We regret to record the deaths of Mr. Henry Lomb, one of the founders of the Bausch and Lomb Optical Company; of Dr. Chamberland, subdirector of the Pasteur Institute; of Dr. Ostwald Seeliger, professor of zoology at Rostock, and of Dr. Rudolf Credner, professor of geography at Greifswald.

The Albert medal of the Royal Society of Arts has been awarded to Sir James Dewar.—Sir William Ramsay succeeds Lord Kelvin as a member of the Dutch Academy at Amsterdam.—Colonel W. C. Gorgas, eminent for his work on yellow fever, chief sanitary officer of the Isthmian Canal Zone, has been elected president of the American Medical Association.
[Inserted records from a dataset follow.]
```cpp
int sculpt_bake_scene_normal(const float *planes_cl , int C, int H, int W,
                             const void *mlp_packed, int n_hidden_64,
                             const float *v_pos , size_t nv,
                             const void *faces , int faces_i64, size_t nf,
                             const float *rast , int res,
                             float radius,
                             const float *corner_normals , const float *corner_tangents ,
                             float *normal , uint8_t *mask ,
                             sculpt_stream_t stream);

int sculpt_triplane_density_grad(const float *planes_cl , int C, int H, int W,
                                 const void *mlp_packed, int n_hidden_64,
                                 const float *points , long long N, float radius, int flags ,
                                 float *grad , float *normal , float *density ,
                                 sculpt_stream_t stream);

size_t sculpt_density_grid_workspace_bytes(int R, int nx);
int sculpt_plane_features(const float *planes, int C, int H, int W, const void *mlp_packed,
                          const float *axis_coords, int R, int x_begin, int x_end, float radius,
                          void *workspace, sculpt_stream_t stream);
int sculpt_plane_features_ex(const float *planes, int C, int H, int W, const void *mlp_packed,
                             const float *axis_coords, int R, int x_begin, int x_end, float radius, unsigned flags,
                             void *workspace, sculpt_stream_t stream);
int sculpt_density_grid(const void *mlp_packed, int n_hidden_64, int R, int x_begin, int x_end,
                        float density_bias, float out_add, const void *workspace, float *out,
                        sculpt_stream_t stream);
#define SCULPT_DENSITY_BF16L3 4u
int sculpt_density_grid_ex(const void *mlp_packed, int n_hidden_64, int R, int x_begin, int x_end,
                           float density_bias, float out_add, const void *workspace, float *out, unsigned flags,
                           sculpt_stream_t stream);
#define SCULPT_FILTER_STATS_WORDS 12
#define SCULPT_FILTER_COARSE_FP16 8u
#define SCULPT_FILTER_MARK_ALL 16u
#define SCULPT_FILTER_PASS_A 32u
#define SCULPT_FILTER_PASS_B 64u
#define SCULPT_FILTER_PASS_C 128u
size_t sculpt_density_filter_workspace_bytes(int R, int nx);
int sculpt_density_grid_filtered(const void *mlp_packed, int n_hidden_64, int R, int x_begin, int x_end, float density_bias,
                                 float out_add, float margin, const void *workspace, void *filter_workspace, float *out,
                                 unsigned flags, sculpt_stream_t stream);
size_t sculpt_density_filter_sign_offset(int R, int nx);
int sculpt_density_filter_stats(const void *filter_workspace, int32_t *stats , sculpt_stream_t stream);
int sculpt_grid_decode(const void *mlp_packed, int n_hidden_64, int R, int x_begin, int x_end, float density_bias,
                       float out_add, const void *workspace, float *density_act, float *features, sculpt_stream_t stream);

#define SCULPT_MC_FACES_I64 1u
#define SCULPT_MC_REFERENCE_ORDER 2u
#define SCULPT_MC_USE_CLASSIC 4u
#define SCULPT_MC_SLAB 8u
#define SCULPT_MC_SLAB_HALO_LOW 16u
#define SCULPT_MC_SIGNED 32u
#define SCULPT_ERR_MC_LEVEL 11
#define SCULPT_ERR_MC_EMPTY 12
#define SCULPT_ERR_MC_NAN 13
#define SCULPT_ERR_MC_WORKSPACE 14
#define SCULPT_ERR_MC_NO_COUNT 15

size_t sculpt_mc_workspace_bytes(int n0, int n1, int n2);
size_t sculpt_mc_workspace_bytes_for(int n0, int n1, int n2, int64_t max_active_cells);
int sculpt_mc_count(const float *vol, int n0, int n1, int n2, double level, unsigned flags,
                    void *workspace, int64_t *n_verts_host, int64_t *n_faces_host,
                    float *minmax_host , sculpt_stream_t stream);
int sculpt_mc_emit(const float *vol, int n0, int n1, int n2, double level, unsigned flags,
                   void *workspace, float vert_div, float vert_mul, float vert_add,
                   int axis0_offset ,
                   float *verts, void *faces, int *top_plane_map , sculpt_stream_t stream);
int sculpt_mc_count_launch(const float *vol, int n0, int n1, int n2, double level, unsigned flags, void *workspace,
                           sculpt_stream_t stream);
int sculpt_mc_count_launch_signed(const float *vol, const uint32_t *sign_planes, int words_per_row, int n0, int n1, int n2,
                                  double level, unsigned flags, void *workspace, sculpt_stream_t stream);
int sculpt_mc_count_read(int n0, int n1, int n2, double level, unsigned flags, const void *workspace, int64_t *n_verts_host,
                         int64_t *n_faces_host, float *minmax_host , sculpt_stream_t stream);
int sculpt_mc_count_launch_for(const float *vol, const uint32_t *sign_planes , int words_per_row, int n0, int n1, int n2,
                               double level, unsigned flags, int64_t max_active_cells, void *workspace, sculpt_stream_t stream);
int sculpt_mc_count_read_ex(int n0, int n1, int n2, double level, unsigned flags, const void *workspace, int64_t *n_verts_host,
                            int64_t *n_faces_host, float *minmax_host , int64_t *n_active_host ,
                            sculpt_stream_t stream);
int sculpt_mc_emit_capped(const float *vol, int n0, int n1, int n2, double level, unsigned flags, void *workspace, float vert_div,
                          float vert_mul, float vert_add, int axis0_offset, float *verts, int64_t cap_verts, void *faces,
                          int64_t cap_faces, int *top_plane_map , sculpt_stream_t stream);

#define SCULPT_SN_INDEX_I64 1u
#define SCULPT_ERR_SN_EMPTY 17
size_t sculpt_surface_nets_workspace_bytes(int n0, int n1, int n2);
int sculpt_surface_nets_count(const float *vol, const uint32_t *sign_planes , int words_per_row, int n0, int n1, int n2,
                              double level, unsigned flags, void *workspace, int64_t *n_verts_host, int64_t *n_quads_host,
                              sculpt_stream_t stream);
int sculpt_surface_nets_emit(const float *vol, int n0, int n1, int n2, double level, unsigned flags, void *workspace, float vert_div,
                             float vert_mul, float vert_add, float *verts, void *quads , void *faces ,
                             sculpt_stream_t stream);

#define SCULPT_CC_KEEP_NONE 0
#define SCULPT_CC_KEEP_LARGEST 1
#define SCULPT_CC_KEEP_MIN_FACES 2
#define SCULPT_CC_KEEP_FRACTION 3
#define SCULPT_ERR_MESH_COMPONENTS 16
size_t sculpt_mesh_components_workspace_bytes(int64_t n_vertices, int64_t n_faces);
int sculpt_mesh_components_launch(const void *faces, int faces_i64, int64_t n_faces, int64_t n_vertices, int rule, int64_t min_faces,
                                  double fraction, void *workspace, sculpt_stream_t stream);
int sculpt_mesh_components_read(const void *workspace, int64_t *counts_host );
int sculpt_mesh_components_compact(const float *vertices, const void *faces, int faces_i64, int64_t n_faces, int64_t n_vertices,
                                   void *workspace, float *out_vertices, int64_t cap_vertices, void *out_faces, int64_t cap_faces,
                                   int64_t *vertex_index, int64_t *face_index, sculpt_stream_t stream);
// ... 387 lines not shown
```

sculptmate_amd/_lib.py:

```python
import ctypes
import os

import torch

_HERE = os.path.dirname(os.path.abspath(__file__))
SO_PATH = os.path.join(_HERE, "libsculpt_hip.so")


class SculptError(RuntimeError):
    def __init__(self, msg, code=1):
        super().__init__(msg)
        self.code = code


if not os.path.exists(SO_PATH):
    raise ImportError(
        "sculptmate_amd: %s is missing -- build it with `python -m sculptmate_amd.build` "
        "(or __graft_entry__.build()); there is no CPU fallback." % SO_PATH)


def _load_matching_library():
    from . import build as _build

    if os.environ.get("SCULPT_ALLOW_STALE_LIB") == "1":
# ... 202 lines not shown
    "sculpt_catmull_classify": (_i, [_vp, _vp, _vp, _vp, _vp]),
    "sculpt_catmull_refine": (_i, [_vp, _vp, _vp, _vp, _vp, _i, _vp, _vp, _vp, _vp, _vp]),
    "sculpt_surface_closest": (_i, [_vp, _i64, _vp, _vp, _vp, _i64, _vp, _vp, _vp, _vp, _d, _vp, _vp, _vp, _vp]),
    "sculpt_surface_cells": (_i, [_vp, _i64, _vp, _vp, _vp]),
    "sculpt_surface_pack": (_i, [_vp, _vp, _i64, _vp, _vp]),
    "sculpt_surface_weights": (_i, [_vp, _vp, _i64, _vp, _vp, _vp, _vp]),
    "sculpt_surface_sample": (_i, [_vp, _vp, _i64, _vp, _i64, ctypes.c_uint64, _vp, _vp, _vp, _vp]),
    "sculpt_surface_winding": (_i, [_vp, _i64, _vp, _vp, _vp, _i64, _vp, _vp, _vp, _vp, _vp, _vp]),
    "sculpt_surface_winding_lattice": (_i, [_vp, _d, _i, _i, _i, _vp, _vp, _i64, _vp, _vp, _vp, _vp, _vp, _vp, _vp]),
    "sculpt_lattice_active_blocks": (_i64, [_i, _i, _i]),
    "sculpt_lattice_active_corners": (_i, [_vp, _i, _i, _i, _vp, _vp, _i64, _vp]),
    "sculpt_sdf_fill": (_i, [_vp, _vp, _i, _i, _i, _vp, _vp, _i64, _d, _vp]),
    "sculpt_surface_ray_cast": (_i, [_vp, _vp, _i64, _vp, _vp, _vp, _i64, _vp, _vp, _vp, _vp, _d, _d, _d, _vp, _vp, _vp, _vp]),
    "sculpt_surface_occlusion": (_i, [_vp, _vp, _i64, _vp, _vp, _i, _f, _f, _vp, _vp, _i64, _vp, _vp, _vp, _vp, _d, _vp, _vp]),
    "sculpt_bake_occlusion": (_i, [_vp, _i, _vp, _sz, _vp, _i, _sz, _vp, _vp, _i, _f, _f, _f, _vp, _vp, _i64, _vp, _vp, _vp, _vp, _d, _vp,
                                   _vp, _vp]),
    "sculpt_surface_render": (_i, [_vp, _vp, _i64, _i64, _i64, _vp, _vp, _i64, _vp, _vp, _vp, _vp, _d, _vp, _f, _vp, _d, _vp, _vp]),
    "sculpt_triplane_project": (_i, [_vp, _i, _i, _i, _vp, _i, _vp, ctypes.c_longlong, _f, _i, _f, _i, _f, _f, _vp, _vp, _vp, _vp, _vp]),
    "sculpt_mesh_unfold": (_i, [_vp, _vp, _vp, _i64, _i64, _i, _vp, _vp, _vp]),
    "sculpt_bake_scene_surface": (_i, [_vp, _i, _i, _i, _vp, _i, _vp, _sz, _vp, _i, _sz, _vp, _i, _f, _vp, _vp, _f, _i, _f, _f, _vp, _vp,
                                       _vp, _vp, _vp, _vp, _vp]),
    "sculpt_bake_texel_list_workspace_bytes": (_sz, [_i]),
    "sculpt_bake_texel_list": (_i, [_vp, _sz, _vp, _i, _sz, _vp, _vp, _i, _vp, _vp, _vp, _vp, _vp, _vp, _vp, _vp, _vp, _vp, _vp]),
    "sculpt_triplane_project_along": (_i, [_vp, _i, _i, _i, _vp, _i, _vp, _vp, ctypes.c_longlong, _vp, _f, _i, _f, _i, _f, _f, _vp,
                                           ctypes.c_longlong, _vp, _vp, _vp, _vp, _vp]),
    "rasterize_cpu": (None, [_vp, _sz, _vp, _sz, ctypes.c_longlong, _vp]),
    "interpolate_cpu": (None, [_vp, _sz, _vp, _sz, _vp, ctypes.c_longlong, _vp]),
}

for _name, (_res, _args) in SIGNATURES.items():
    _fn = getattr(lib, _name)
    _fn.restype = _res
    _fn.argtypes = _args

def rmd_undo_bytes(nv):
    return ((nv + 3) & ~3) + 4


class RmdTopo(ctypes.Structure):
    _fields_ = [("F", _vp), ("skeys", _vp), ("she", _vp), ("es", _vp), ("fe", _vp), ("vfs", _vp), ("vfc", _vp), ("bnd", _vp),
                ("nf", _i64), ("nv", _i64), ("ne", _i64)]


class CatmullTopo(ctypes.Structure):
    _fields_ = [("F", _vp), ("skeys", _vp), ("she", _vp), ("es", _vp), ("fe", _vp), ("vfs", _vp), ("vfc", _vp),
                ("nf", _i64), ("nv", _i64), ("ne", _i64), ("k", ctypes.c_int32)]
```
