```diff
@@ -475,7 +499,8 @@
     static const int pipe = spei_knob("SPEI_MLP_PIPE", 1);
     if (pipe && M <= (1ll << 21)) {
         const int ntiles = cdiv(M, MP);
-        const size_t lds = (size_t)3 * SLABP + HID * sizeof(float);
+        static_assert(IMGB >= SLABP && 2 * SLABP + IMGB + HID * sizeof(float) <= 160 * 1024, "slabs + fp32 image + bias exceed a CU's LDS");
+        const size_t lds = (size_t)2 * SLABP + IMGB + HID * sizeof(float);
         ensure_dyn_lds<&mlp_pipe_kernel<LP>>(lds);
         static const int stagger = spei_knob("SPEI_PIPE_STAGGER", 0);
         hipLaunchKernelGGL(mlp_pipe_kernel<LP>, dim3(ntiles < spei_num_cus() ? ntiles : spei_num_cus()), dim3(512), lds, st, p, ntiles, stagger);
```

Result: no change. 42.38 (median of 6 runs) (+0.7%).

Mr. Henry Phipps, of Pittsburg and New York, has made a large gift to the Johns Hopkins University for the founding of a Psychiatric Clinic. It provides for the construction of a hospital building, together with apparatus, and laboratories for the scientific investigation of mental abnormalities by pathological, chemical and psychological methods. Mr. Phipps will provide for the maintenance of a medical and nursing staff, including salaries for a professor of psychiatry and assistants and other expenses for a period of ten years. The total amount of the gift is withheld in accordance with the wishes of Mr. Phipps, but it is understood that it will considerably exceed half a million dollars. Dr. Adolf Meyer, director ot the Pathological Institute of the New York State Hospitals, has accepted the professorship of psychiatry and the directorship of the hospital and clinic.